### HOW TO COMPLETE THIS TASK:
Search the entries for the word "NWAVES" and report each line that has it.

(Items from a data source)

-- Opening Marker --

# fujii-team/deComP

Measured on AMD Instinct MI355X. Metric: nmf_mu_iterations_per_s, higher is better.
Workload: dtype f32

## Files before the change

decomp_amd/csrc/gemm_mfma_bf16x6.hpp:

```cpp
#pragma once
#include "gemm_mfma_f32.hpp"

namespace dcp {

typedef __bf16 x6_bf16x4 __attribute__((ext_vector_type(4)));
typedef __bf16 x6_bf16x8 __attribute__((ext_vector_type(8)));

template <int BM_, int BN_, int WM_, int WN_, int MINW_>
struct X6Cfg {
    static constexpr int BM = BM_, BN = BN_, BK = 16, WM = WM_, WN = WN_, MINW = MINW_;
    static constexpr int NWAVES = (BM_ / WM_) * (BN_ / WN_);
    static constexpr int NTHREADS = 64 * NWAVES;
};
typedef X6Cfg<256, 256, 64, 64, 1> X6Huge;
typedef X6Cfg<128, 128, 64, 64, 2> X6Large;

template <int ROWS>
struct X6Panel {
    static constexpr int PLANE_BYTES = ROWS * 32;
    static constexpr int BYTES = 3 * PLANE_BYTES;
};

__device__ __forceinline__ int x6_chunk(int r, int q) { return r * 32 + ((q ^ ((r >> 3) & 1)) << 4); }

__device__ __forceinline__ void x6_split(f32x4 a, x6_bf16x4& h, x6_bf16x4& m, x6_bf16x4& l) {
    h = __builtin_convertvector(a, x6_bf16x4);
    const f32x4 r1 = a - __builtin_convertvector(h, f32x4);
    m = __builtin_convertvector(r1, x6_bf16x4);
    const f32x4 r2 = r1 - __builtin_convertvector(m, f32x4);
    l = __builtin_convertvector(r2, x6_bf16x4);
}

template <int LAY, int ROWS, int NT, int G>
__device__ __forceinline__ void x6_gload(f32x4 (&r)[G], const float* __restrict__ p, long ld, int row0, int k0,
                                         int tid) {
    static_assert(G * NT * 4 == ROWS * 16, "panel must be a whole number of 4-value groups per thread");
#pragma unroll
    for (int i = 0; i < G; ++i) {
        const int idx = tid + i * NT;
        if (LAY == KMAJOR) {
            const int row = idx >> 2, kq = idx & 3;
            r[i] = *reinterpret_cast<const f32x4*>(p + (long)(row0 + row) * ld + (k0 + 4 * kq));
        } else {
            const int g = idx % (ROWS / 4), k = idx / (ROWS / 4);
            r[i] = *reinterpret_cast<const f32x4*>(p + (long)(k0 + k) * ld + (row0 + 4 * g));
        }
    }
}

template <int ROWS>
__device__ __forceinline__ int x6_granule(int k, int g) {
    static_assert(ROWS >= 128, "the XOR swizzle needs 32 granules per k row");
    return k * (ROWS * 2) + ((g ^ ((k & 3) << 3)) << 3);
}

template <int LAY, int ROWS, int NT, int G>
__device__ __forceinline__ void x6_lds_store(char* s, const f32x4 (&r)[G], int tid) {
#pragma unroll
    for (int i = 0; i < G; ++i) {
        const int idx = tid + i * NT;
        int off;
        if (LAY == KMAJOR) {
            const int row = idx >> 2, kq = idx & 3;
            off = x6_chunk(row, kq >> 1) + ((kq & 1) << 3);
        } else {
            off = x6_granule<ROWS>(idx / (ROWS / 4), idx % (ROWS / 4));
        }
        x6_bf16x4 h, m, l;
        x6_split(r[i], h, m, l);
        *reinterpret_cast<x6_bf16x4*>(s + off) = h;
        *reinterpret_cast<x6_bf16x4*>(s + X6Panel<ROWS>::PLANE_BYTES + off) = m;
        *reinterpret_cast<x6_bf16x4*>(s + 2 * X6Panel<ROWS>::PLANE_BYTES + off) = l;
    }
}

template <int LAY, int ROWS>
__device__ __forceinline__ int x6_frag_off(int r0, int lane) {
    const int l31 = lane & 31, h = lane >> 5;
    if (LAY == KMAJOR) return x6_chunk(r0 + l31, h);
    const int q = (lane >> 2) & 3, pq = lane & 3, gh = (lane >> 4) & 1;
    return x6_granule<ROWS>(8 * h + q, (r0 >> 2) + 4 * gh + pq);
}

template <int LAY, int ROWS>
__device__ __forceinline__ x6_bf16x8 x6_frag(const char* plane, int off) {
    if (LAY == KMAJOR) return *reinterpret_cast<const x6_bf16x8*>(plane + off);
    typedef short s16x4 __attribute__((ext_vector_type(4)));
    typedef __attribute__((address_space(3))) s16x4 lds_s16x4;
    const s16x4 lo = __builtin_amdgcn_ds_read_tr16_b64_v4i16((lds_s16x4*)(plane + off));
    const s16x4 hi = __builtin_amdgcn_ds_read_tr16_b64_v4i16((lds_s16x4*)(plane + off + 4 * ROWS * 2));
    return __builtin_bit_cast(x6_bf16x8, __builtin_shufflevector(lo, hi, 0, 1, 2, 3, 4, 5, 6, 7));
}

template <class Cfg, int ALAY, int BLAY, class Epi>
__global__ void __launch_bounds__(Cfg::NTHREADS, Cfg::MINW) gemm_bf16x6_kernel(GemmProblem p, Epi epi) {
    constexpr int BM = Cfg::BM, BN = Cfg::BN, BK = Cfg::BK, WM = Cfg::WM, WN = Cfg::WN;
    constexpr int TM = WM / 32, TN = WN / 32;
    constexpr int WAVES_N = BN / WN;
    constexpr int NT = Cfg::NTHREADS;
    constexpr int GA = BM * BK / 4 / NT, GB = BN * BK / 4 / NT;
    constexpr int PA = X6Panel<BM>::PLANE_BYTES, PB = X6Panel<BN>::PLANE_BYTES;
    constexpr int BUF = X6Panel<BM>::BYTES + X6Panel<BN>::BYTES;
    static_assert(epi_mode<Epi>::value == 0 && !epi_rowbits<Epi>::value, "bf16x6 core: plain real epilogues");

    extern __shared__ __attribute__((aligned(16))) char x6_smem[];

    const int tid = threadIdx.x;
    const int lane = tid & 63, wave = tid >> 6;
    const int wm = wave / WAVES_N, wn = wave % WAVES_N;
    const int l31 = lane & 31, h = lane >> 5;

    const int lid = xcd_remap(blockIdx.x, gridDim.x);
    const int tiles = p.tiles_m * p.tiles_n;
    const int split = lid / tiles;
    const int t = lid - split * tiles;
    int mt, nt;
    if (p.mt_fast) {
        mt = t % p.tiles_m;
        nt = t / p.tiles_m;
    } else {
        nt = t % p.tiles_n;
        mt = t / p.tiles_n;
    }
    const int m0 = mt * BM;
    const int kbeg = split * p.klen;
    const int kend = min(p.K, kbeg + p.klen);
    const float* Bp = p.B;
    long ldb = p.ldb;
    int nB0 = nt * BN;
    int n0 = nB0;
    if (nt >= p.tiles_n1) {
        Bp = p.B2;
        ldb = p.ldb2;
        nB0 = (nt - p.tiles_n1) * BN;
        n0 = p.n_b1 + nB0;
    }

    f32x16 acc[TM][TN];
#pragma unroll
    for (int i = 0; i < TM; ++i)
#pragma unroll
        for (int j = 0; j < TN; ++j)
#pragma unroll
            for (int r = 0; r < 16; ++r) acc[i][j][r] = 0.0f;

    f32x4 ra[GA], rb[GB];
    const int nkb = (kend - kbeg) / BK;
    if (nkb > 0) {
        x6_gload<ALAY, BM, NT>(ra, p.A, p.lda, m0, kbeg, tid);
        x6_gload<BLAY, BN, NT>(rb, Bp, ldb, nB0, kbeg, tid);
        x6_lds_store<ALAY, BM, NT>(x6_smem, ra, tid);
        x6_lds_store<BLAY, BN, NT>(x6_smem + X6Panel<BM>::BYTES, rb, tid);
    }
    __syncthreads();

    int aoff[TM], boff[TN];
#pragma unroll
    for (int i = 0; i < TM; ++i) aoff[i] = x6_frag_off<ALAY, BM>(wm * WM + i * 32, lane);
#pragma unroll
    for (int j = 0; j < TN; ++j) boff[j] = x6_frag_off<BLAY, BN>(wn * WN + j * 32, lane);

    for (int kb = 0; kb < nkb; ++kb) {
        const int cur = kb & 1;
        const char* sA = x6_smem + cur * BUF;
        const char* sB = sA + X6Panel<BM>::BYTES;
        const bool more = (kb + 1) < nkb;
        if (more) {
            const int k0 = kbeg + (kb + 1) * BK;
            x6_gload<ALAY, BM, NT>(ra, p.A, p.lda, m0, k0, tid);
            x6_gload<BLAY, BN, NT>(rb, Bp, ldb, nB0, k0, tid);
        }
        x6_bf16x8 fb[3][TN];
#pragma unroll
        for (int pl = 0; pl < 3; ++pl)
#pragma unroll
            for (int j = 0; j < TN; ++j) fb[pl][j] = x6_frag<BLAY, BN>(sB + pl * PB, boff[j]);
        constexpr int TA[6] = {2, 0, 1, 1, 0, 0};
        constexpr int TB[6] = {0, 2, 1, 0, 1, 0};
#pragma unroll
        for (int i = 0; i < TM; ++i) {
            x6_bf16x8 fa[3];
#pragma unroll
            for (int pl = 0; pl < 3; ++pl) fa[pl] = x6_frag<ALAY, BM>(sA + pl * PA, aoff[i]);
#pragma unroll
            for (int tt = 0; tt < 6; ++tt)
#pragma unroll
                for (int j = 0; j < TN; ++j)
                    acc[i][j] = __builtin_amdgcn_mfma_f32_32x32x16_bf16(fa[TA[tt]], fb[TB[tt]][j], acc[i][j], 0, 0, 0);
            __builtin_amdgcn_sched_barrier(0);
        }
        if (more) {
            char* nxt = x6_smem + (cur ^ 1) * BUF;
            x6_lds_store<ALAY, BM, NT>(nxt, ra, tid);
            x6_lds_store<BLAY, BN, NT>(nxt + X6Panel<BM>::BYTES, rb, tid);
        }
        __syncthreads();
    }

    if constexpr (epi_vec4<Epi>::value) {
        const int tq = l31 & 3, col0 = (l31 & ~3);
#pragma unroll
        for (int i = 0; i < TM; ++i)
#pragma unroll
            for (int j = 0; j < TN; ++j)
#pragma unroll
                for (int g = 0; g < 4; ++g) {
                    f32x4 x;
#pragma unroll
                    for (int e = 0; e < 4; ++e) x[e] = acc[i][j][4 * g + e];
                    const f32x4 y = quad_transpose(x, tq);
                    epi.vec4(m0 + wm * WM + i * 32 + 8 * g + 4 * h + tq, n0 + wn * WN + j * 32 + col0, y, split);
                }
    } else {
#pragma unroll
        for (int i = 0; i < TM; ++i)
#pragma unroll
            for (int j = 0; j < TN; ++j) {
                const int col = n0 + wn * WN + j * 32 + l31;
#pragma unroll
                for (int r = 0; r < 16; ++r) {
                    const int row = m0 + wm * WM + i * 32 + (r & 3) + 8 * (r >> 2) + 4 * h;
                    epi(row, col, acc[i][j][r], split);
                }
            }
    }
}

template <class Epi>
inline bool x6_epi_ok(const Epi& epi) {
    if constexpr (epi_vec4<Epi>::value) return epi.vec_ok();
    else return true;
}

template <class Cfg>
inline bool x6_eligible(const GemmProblem& p) {
    auto al16 = [](const void* q) { return (reinterpret_cast<uintptr_t>(q) & 15) == 0; };
    const int n1 = p.B2 != nullptr ? p.n_b1 : p.N;
    bool ok = p.M > 0 && p.N > 0 && p.K > 0 && (p.M % Cfg::BM) == 0 && (n1 % Cfg::BN) == 0 &&
              ((p.N - n1) % Cfg::BN) == 0 && (p.K % 16) == 0 && p.A2 == nullptr && (p.lda % 4) == 0 &&
              (p.ldb % 4) == 0 && al16(p.A) && al16(p.B);
    if (p.B2 != nullptr) ok = ok && (p.ldb2 % 4) == 0 && al16(p.B2);
    if (p.ksplits > 1) ok = ok && (p.klen % 16) == 0 && p.klen > 0;
    return ok;
}

template <class Cfg, int ALAY, int BLAY, class Epi>
inline hipError_t launch_gemm_bf16x6(hipStream_t stream, GemmProblem p, const Epi& epi) {
    if (!x6_eligible<Cfg>(p) || !x6_epi_ok(epi)) return hipErrorInvalidValue;
    if (p.B2 == nullptr) p.n_b1 = p.N;
    p.m_a1 = p.M;
    p.tiles_m1 = p.tiles_m = p.M / Cfg::BM;
    p.tiles_n1 = p.n_b1 / Cfg::BN;
    p.tiles_n = p.tiles_n1 + (p.N - p.n_b1) / Cfg::BN;
    if (p.ksplits < 1) p.ksplits = 1;
    if (p.ksplits == 1) p.klen = p.K;
    p.vec_epi = epi_vec4<Epi>::value ? 1 : 0;
    p.al_mask = 0;
    const int grid = p.tiles_m * p.tiles_n * p.ksplits;
    if (grid <= 0) return hipSuccess;
    constexpr int lds_bytes = 2 * (X6Panel<Cfg::BM>::BYTES + X6Panel<Cfg::BN>::BYTES);
    const void* fn = reinterpret_cast<const void*>(&gemm_bf16x6_kernel<Cfg, ALAY, BLAY, Epi>);
    if constexpr (lds_bytes > 65536) {
        static DynLdsRaised raised;
        std::atomic<bool>& done = raised.on_current_device();
        if (!done) {
            hipError_t e = hipFuncSetAttribute(fn, hipFuncAttributeMaxDynamicSharedMemorySize, lds_bytes);
            if (e != hipSuccess) return e;
            done = true;
        }
    }
    hipLaunchKernelGGL((gemm_bf16x6_kernel<Cfg, ALAY, BLAY, Epi>), dim3(grid), dim3(Cfg::NTHREADS), lds_bytes,
                       stream, p, epi);
    return hipGetLastError();
}

}
```

Baseline: 661.8.

## Deepen bf16x6 GEMM prefetch and interleave LDS staging between MFMA groups

The K-loop now prefetches global data two blocks ahead instead of one. The LDS store and next global load for the A panel are placed in the middle of the first A-row group's MFMAs, and those for the B panel in the middle of the second group's. The last k-block is peeled and skips staging. The goal is to hide LDS write and global-load latency behind matrix instructions instead of storing after all MFMAs, at the cost of more complex scheduling. It also issues redundant clamped loads at the tail.

After: 678.9, median of 6. 2.6% higher.

```diff
diff --git a/decomp_amd/csrc/gemm_mfma_bf16x6.hpp b/decomp_amd/csrc/gemm_mfma_bf16x6.hpp
--- a/decomp_amd/csrc/gemm_mfma_bf16x6.hpp
+++ b/decomp_amd/csrc/gemm_mfma_bf16x6.hpp
@@ -1,5 +1,6 @@
 #pragma once
 #include "gemm_mfma_f32.hpp"
+#include <type_traits>
 
 namespace dcp {
 
@@ -144,6 +145,7 @@
 #pragma unroll
             for (int r = 0; r < 16; ++r) acc[i][j][r] = 0.0f;
 
+    static_assert(TM == 2, "one panel's staging per 32-row A block");
     f32x4 ra[GA], rb[GB];
     const int nkb = (kend - kbeg) / BK;
     if (nkb > 0) {
@@ -151,6 +153,9 @@
         x6_gload<BLAY, BN, NT>(rb, Bp, ldb, nB0, kbeg, tid);
         x6_lds_store<ALAY, BM, NT>(x6_smem, ra, tid);
         x6_lds_store<BLAY, BN, NT>(x6_smem + X6Panel<BM>::BYTES, rb, tid);
+        const int k1 = kbeg + min(1, nkb - 1) * BK;
+        x6_gload<ALAY, BM, NT>(ra, p.A, p.lda, m0, k1, tid);
+        x6_gload<BLAY, BN, NT>(rb, Bp, ldb, nB0, k1, tid);
     }
     __syncthreads();
 
@@ -160,16 +165,14 @@
 #pragma unroll
     for (int j = 0; j < TN; ++j) boff[j] = x6_frag_off<BLAY, BN>(wn * WN + j * 32, lane);
 
-    for (int kb = 0; kb < nkb; ++kb) {
+    constexpr int STAGE_AFTER = 2;
+    auto kblock = [&](int kb, auto stage_tag) {
+        constexpr bool STAGE = decltype(stage_tag)::value;
         const int cur = kb & 1;
         const char* sA = x6_smem + cur * BUF;
         const char* sB = sA + X6Panel<BM>::BYTES;
-        const bool more = (kb + 1) < nkb;
-        if (more) {
-            const int k0 = kbeg + (kb + 1) * BK;
-            x6_gload<ALAY, BM, NT>(ra, p.A, p.lda, m0, k0, tid);
-            x6_gload<BLAY, BN, NT>(rb, Bp, ldb, nB0, k0, tid);
-        }
+        char* nxt = x6_smem + (cur ^ 1) * BUF;
+        const int k2 = kbeg + min(kb + 2, nkb - 1) * BK;
         x6_bf16x8 fb[3][TN];
 #pragma unroll
         for (int pl = 0; pl < 3; ++pl)
@@ -177,25 +180,44 @@
             for (int j = 0; j < TN; ++j) fb[pl][j] = x6_frag<BLAY, BN>(sB + pl * PB, boff[j]);
         constexpr int TA[6] = {2, 0, 1, 1, 0, 0};
         constexpr int TB[6] = {0, 2, 1, 0, 1, 0};
-#pragma unroll
-        for (int i = 0; i < TM; ++i) {
+        auto group = [&](auto i_tag) {
+            constexpr int i = decltype(i_tag)::value;
             x6_bf16x8 fa[3];
 #pragma unroll
             for (int pl = 0; pl < 3; ++pl) fa[pl] = x6_frag<ALAY, BM>(sA + pl * PA, aoff[i]);
-#pragma unroll
-            for (int tt = 0; tt < 6; ++tt)
-#pragma unroll
-                for (int j = 0; j < TN; ++j)
-                    acc[i][j] = __builtin_amdgcn_mfma_f32_32x32x16_bf16(fa[TA[tt]], fb[TB[tt]][j], acc[i][j], 0, 0, 0);
+            auto mfmas = [&](int t0, int t1) {
+#pragma unroll
+                for (int tt = t0; tt < t1; ++tt)
+#pragma unroll
+                    for (int j = 0; j < TN; ++j)
+                        acc[i][j] =
+                            __builtin_amdgcn_mfma_f32_32x32x16_bf16(fa[TA[tt]], fb[TB[tt]][j], acc[i][j], 0, 0, 0);
+            };
+            if constexpr (STAGE) {
+                mfmas(0, STAGE_AFTER);
+                __builtin_amdgcn_sched_barrier(0);
+                if constexpr (i == 0) {
+                    x6_lds_store<ALAY, BM, NT>(nxt, ra, tid);
+                    x6_gload<ALAY, BM, NT>(ra, p.A, p.lda, m0, k2, tid);
+                } else {
+                    x6_lds_store<BLAY, BN, NT>(nxt + X6Panel<BM>::BYTES, rb, tid);
+                    x6_gload<BLAY, BN, NT>(rb, Bp, ldb, nB0, k2, tid);
+                }
+                __builtin_amdgcn_sched_barrier(0);
+                mfmas(STAGE_AFTER, 6);
+            } else {
+                mfmas(0, 6);
+            }
             __builtin_amdgcn_sched_barrier(0);
-        }
-        if (more) {
-            char* nxt = x6_smem + (cur ^ 1) * BUF;
-            x6_lds_store<ALAY, BM, NT>(nxt, ra, tid);
-            x6_lds_store<BLAY, BN, NT>(nxt + X6Panel<BM>::BYTES, rb, tid);
-        }
+        };
+        group(std::integral_constant<int, 0>{});
+        group(std::integral_constant<int, 1>{});
+    };
+    for (int kb = 0; kb + 1 < nkb; ++kb) {
+        kblock(kb, std::true_type{});
         __syncthreads();
     }
+    if (nkb > 0) kblock(nkb - 1, std::false_type{});
 
     if constexpr (epi_vec4<Epi>::value) {
         const int tq = l31 & 3, col0 = (l31 & ~3);
```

-- Closing Marker --

### OUTPUT BELOW:
    static constexpr int NWAVES = (BM_ / WM_) * (BN_ / WN_);
    static constexpr int NTHREADS = 64 * NWAVES;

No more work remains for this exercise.